Recensione del film I MAGNIFICI 7: go west, life is peaceful there…

Il poster italiano del film I Magnifici 7

Almeno questo è quello che sostenevano i Village People nella loro hit del 1977…
Sembra però esserci ben poco di pacifico nella vita e nel west della cinematografia.
Non fa eccezione I Magnifici 7, remake dell’omonimo film del ’60 di John Sturges (a sua volta ispirato al celeberrimo I Sette Samurai di Kurosawa). Chiedetelo ad Emma Cullen (Haley Bennett, Hardcore!, The Equalizer), che perde marito, villaggio e libertà per la barbara e cruenta appropriazione da parte di Bogue (Peter Sarsgaard) e dei suoi banditi.

I casi sono due: abbassare la testa o scovare qualcuno in grado di resistere alle angherie del fuorilegge. Indovinate un po’?
Emma trova speranza nel giustiziere senza macchia Chisolm (Denzel Washington), che chiama ad adunata altri sei infallibili pistoleri accomunati da un innato senso di giustizia e/o bisogno di pecunia. Chiamati a respingere la minaccia, i sette strambi cowboy diventeranno una squadra anti manigoldi, ultimo disperato appiglio in una terra senza più leggi.

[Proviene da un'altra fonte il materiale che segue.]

# AlexIoannides/bodywork-mlops-demo

Measured on NVIDIA H100. Metric: train rows/sec (N x 128 least-squares fit), higher is better.
Workload: dtype bf16x2 (hi+lo) MMA operands, f32 accumulate, f64 fold+solve

## Files before the change

### bodywork-mlops-demo_b200/csrc/b2_api.cu

```cuda
#include <dlfcn.h>
#include <math.h>
#include <stdarg.h>
#include <stdlib.h>

#include <new>
#include <thread>
#include <vector>

#include "b2_internal.cuh"
#include "b2_xchg.cuh"

namespace b2 {

static thread_local char g_err[768] = "";

void set_error(const char* fmt, ...) {
  va_list ap;
  va_start(ap, fmt);
  vsnprintf(g_err, sizeof(g_err), fmt, ap);
  va_end(ap);
}

namespace {

// ... 242 lines not shown
      },
      [&](int buf, int64_t, int64_t rows) {
        return gram_dispatch(ctx, ctx->stage_x[buf], x_dtype, ctx->stage_y[buf], rows, d, d,
                             mask != nullptr ? ctx->stage_m[buf] : nullptr, keep);
      });
}

int ensure_s_cleared(b2_ctx* ctx) {
  if (ctx->s_zero_pending) {
    B2_CUDA(cudaMemsetAsync(ctx->S, 0, sizeof(double) * kMaxS * kMaxS, ctx->stream));
    ctx->s_zero_pending = false;
  }
  return B2_OK;
}

}

}

using namespace b2;

extern "C" {

int b2_abi_version(void) { return B2_ABI_VERSION; }
const char* b2_last_error(void) { return g_err; }

int b2_device_count(int* n_out) {
  if (n_out == nullptr) { set_error("n_out is null"); return B2_E_ARG; }
  int n = 0;
  cudaError_t e = cudaGetDeviceCount(&n);
  if (e != cudaSuccess) {
    cudaGetLastError();
    *n_out = 0;
    set_error("cudaGetDeviceCount: %s", cudaGetErrorString(e));
    return B2_E_CUDA;
  }
  *n_out = n;
  return B2_OK;
}

static int ctx_allocate(b2_ctx* ctx) {
  B2_CUDA(cudaStreamCreateWithFlags(&ctx->stream, cudaStreamNonBlocking));
  B2_CUDA(cudaStreamCreateWithFlags(&ctx->copy_stream, cudaStreamNonBlocking));
  B2_CUDA(cudaEventCreate(&ctx->ev_t0));
  B2_CUDA(cudaEventCreate(&ctx->ev_t1));
  for (int i = 0; i < kKernelEventPairs; ++i) {
    B2_CUDA(cudaEventCreate(&ctx->ev_k[i][0]));
    B2_CUDA(cudaEventCreate(&ctx->ev_k[i][1]));
  }
  ctx->simt_ctas = ctx->sm_count;
  ctx->score_ctas = ctx->sm_count * 8;
  B2_CUDA(cudaMalloc(reinterpret_cast<void**>(&ctx->S), sizeof(double) * kMaxS * kMaxS));
  B2_CUDA(cudaMalloc(reinterpret_cast<void**>(&ctx->tc_part),
                     sizeof(double) * (size_t)ctx->sm_count * (kTcAccElems + kTcSums)));
  B2_CUDA(cudaMalloc(reinterpret_cast<void**>(&ctx->tc_red), sizeof(double) * (kTcAccElems + 16)));
  B2_CUDA(cudaMalloc(reinterpret_cast<void**>(&ctx->shift), gram_shift_bytes()));
  B2_CUDA(cudaMalloc(reinterpret_cast<void**>(&ctx->simt_part), sizeof(double) * (size_t)ctx->simt_ctas * kMaxS * kMaxS));
  B2_CUDA(cudaMalloc(reinterpret_cast<void**>(&ctx->score_part), sizeof(double) * ((size_t)ctx->score_ctas + 2) * kNStats));
  B2_CUDA(cudaMalloc(reinterpret_cast<void**>(&ctx->coef_dev), sizeof(double) * (kMaxD + 1)));
  B2_CUDA(cudaMalloc(reinterpret_cast<void**>(&ctx->grad_part), sizeof(double) * (size_t)ctx->score_ctas * kGradOut));
  B2_CUDA(cudaMalloc(reinterpret_cast<void**>(&ctx->refine), sizeof(double) * kRfDoubles));
  B2_CUDA(cudaMalloc(reinterpret_cast<void**>(&ctx->loo), sizeof(double) * kLooDoubles));
  B2_CUDA(cudaMalloc(reinterpret_cast<void**>(&ctx->loo_part), sizeof(double) * (size_t)ctx->sm_count * kMaxAlphas));
  B2_CUDA(cudaMalloc(reinterpret_cast<void**>(&ctx->solve_out), sizeof(double) * (2 * kMaxD + 8)));
  B2_CUDA(cudaHostAlloc(reinterpret_cast<void**>(&ctx->solve_host), sizeof(double) * (2 * kMaxD + 8), cudaHostAllocDefault));
  B2_CUDA(cudaMalloc(reinterpret_cast<void**>(&ctx->tc_sync), 64));
  B2_CUDA(cudaMemset(ctx->tc_sync, 0, 64));
  B2_CUDA(cudaHostAlloc(reinterpret_cast<void**>(&ctx->xchg_status_host), 64, cudaHostAllocDefault));
  ctx->xchg_status_host[0] = 0u;
  B2_CUDA(cudaHostAlloc(reinterpret_cast<void**>(&ctx->coef_host), 2 * sizeof(double) * (kMaxD + 1), cudaHostAllocDefault));
  for (int b = 0; b < 2; ++b) B2_CUDA(cudaEventCreateWithFlags(&ctx->ev_coef[b], cudaEventDisableTiming));
  B2_CUDA(cudaMemset(ctx->shift, 0, gram_shift_bytes()));
  B2_CUDA(cudaMemset(ctx->S, 0, sizeof(double) * kMaxS * kMaxS));
  B2_CUDA(cudaMemset(ctx->tc_red, 0, sizeof(double) * (kTcAccElems + 16)));
  return B2_OK;
}

int b2_ctx_create(int device, b2_ctx** out) {
  if (out == nullptr) { set_error("out is null"); return B2_E_ARG; }
  *out = nullptr;
  int n = 0;
  if (b2_device_count(&n) != B2_OK || n == 0) {
    set_error("no usable CUDA device (libb2gram has no CPU fallback)");
    return B2_E_CUDA;
  }
  if (device < 0 || device >= n) { set_error("device %d out of range (0..%d)", device, n - 1); return B2_E_ARG; }
  B2_CUDA(cudaSetDevice(device));
  cudaDeviceProp prop;
  B2_CUDA(cudaGetDeviceProperties(&prop, device));
  if (prop.major != 9 || prop.minor != 0) {
    set_error("device %d is sm_%d%d; libb2gram is built for sm_90a (H100) only", device, prop.major, prop.minor);
    return B2_E_UNSUPPORTED;
  }
  b2_ctx* ctx = new (std::nothrow) b2_ctx();
  if (ctx == nullptr) { set_error("out of host memory"); return B2_E_STATE; }
  ctx->device = device;
  ctx->sm_count = prop.multiProcessorCount;
  ctx->hbm_bytes = prop.totalGlobalMem;
  snprintf(ctx->name, sizeof(ctx->name), "%s", prop.name);
  if (int r = ctx_allocate(ctx)) {
    b2_ctx_destroy(ctx);
    return r;
  }
  *out = ctx;
  return B2_OK;
}

// ... 1157 lines not shown
```

### bodywork-mlops-demo_b200/csrc/b2_internal.cuh

```cuda
#pragma once
#include <cuda.h>
#include <cuda_bf16.h>
#include <cuda_runtime.h>
#include <stdint.h>
#include <stdio.h>
#include <string.h>

#include <type_traits>

#include "../../include/b2gram.h"

namespace b2 {

constexpr int kMaxD = B2_MAX_D;
constexpr int kMaxS = kMaxD + 2;
constexpr int kKernelEventPairs = 64;
constexpr int kMaxRanks = 8;
constexpr size_t kXchgSlotDoubles = (size_t)kMaxS * kMaxS;
constexpr size_t kXchgDataDoubles = 2 * kMaxRanks * kXchgSlotDoubles;
constexpr size_t kXchgBytes = kXchgDataDoubles * sizeof(double) + 256;

constexpr int kTcRows = 64;
constexpr int kTcM = 128;
constexpr int kTcEMax = 16;
inline int tc_e_width(int pack) { return pack >= 3 ? 16 : 8; }
constexpr int kTcTri = kTcM * (kTcM + 1) / 2;
__host__ __device__ constexpr int tc_part_index(int acc, int i, int j, int ew) {
  return acc == 0 ? (j < kTcM ? j * (j + 1) / 2 + i : kTcTri + (j - kTcM) * kTcM + i)
                  : kTcTri + ew * kTcM + j * kTcM + i;
}
__host__ __device__ constexpr int tc_part_elems(int ew, bool d2) {
  return kTcTri + ew * kTcM + (d2 ? (kTcM + ew) * kTcM : 0);
}
constexpr int kTcAccElems = tc_part_elems(kTcEMax, true);
constexpr int kTcSums = 3;

constexpr int kNStats = 10;
constexpr int kGradOut = kMaxD + 1;
constexpr int kRfBeta = 0;
constexpr int kRfB0 = kMaxD;
constexpr int kRfMean = kMaxD + 1;
constexpr int kRfPrevBeta = 2 * kMaxD + 1;
constexpr int kRfPrevB0 = 3 * kMaxD + 1;
constexpr int kRfStep = 3 * kMaxD + 2;
constexpr int kRfGrad = 3 * kMaxD + 3;
constexpr int kRfDoubles = kRfGrad + kGradOut;
constexpr int kOutRefineStep = 2 * kMaxD + 3;
constexpr int kOutRefineGuard = 2 * kMaxD + 4;

constexpr int kMaxAlphas = B2_MAX_ALPHAS;
constexpr int kLooQ = 0;
constexpr int kLooLam = kMaxD * kMaxD;
constexpr int kLooMean = kLooLam + kMaxD;
constexpr int kLooC = kLooMean + kMaxD;
constexpr int kLooMisc = kLooC + kMaxD;
constexpr int kLooAlpha = kLooMisc + 8;
constexpr int kLooCw = kLooAlpha + kMaxAlphas;
constexpr int kLooW = kLooCw + kMaxD * kMaxAlphas;
constexpr int kLooSum = kLooW + kMaxD * kMaxAlphas;
constexpr int kLooDoubles = kLooSum + kMaxAlphas;

struct EnetArgs {
  double l1_ratio, eps, tol;
  int n_alphas, grid, max_iter, positive, fit_intercept;
  double* alphas;
  const double* coef_init;
  double *coefs, *intercepts, *gaps, *iters, *tol_out;
  const double* folds = nullptr;
  const double* l1_ratios = nullptr;
  int n_folds = 1, n_l1 = 1;
  double* mse = nullptr;
};

constexpr int kMaxFolds = 254;
int launch_fold_ranges(b2_ctx* ctx, const uint8_t* fold_of_row, int64_t n, int n_folds, unsigned long long* range);
int launch_fold_sum(b2_ctx* ctx, const double* folds, int n_folds, int d, double* S);

inline int narrow_dp(int d) { return d <= 1 ? 1 : d <= 2 ? 2 : d <= 4 ? 4 : d <= 8 ? 8 : 16; }

void set_error(const char* fmt, ...);

#define B2_CUDA(call)                                                                      \
  do {                                                                                     \
    cudaError_t e_ = (call);                                                               \
    if (e_ != cudaSuccess) {                                                               \
      b2::set_error("%s failed: %s (%s:%d)", #call, cudaGetErrorString(e_), __FILE__, __LINE__); \
      return B2_E_CUDA;                                                                    \
    }                                                                                      \
  } while (0)

}
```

I Magnifici 7 – Photo: courtesy of Warner Bros. Italia

I Magnifici 7 è il nuovo lavoro del regista Antoine Fuqua, che già aveva confermato di saper valorizzare ed arricchire d’intensità soggetti riciclati e prevedibili come il narcotraffico (Training Day, 2001), l’action vendicativo (The Equalizer, 2014) e la storia del pugile logoro (Southpaw, 2015).
La prova ultima è l’approccio a un western “copia della copia”, agli occhi di uno come me che ama il suddetto genere tanto quanto restare bloccato nel traffico in tangenziale.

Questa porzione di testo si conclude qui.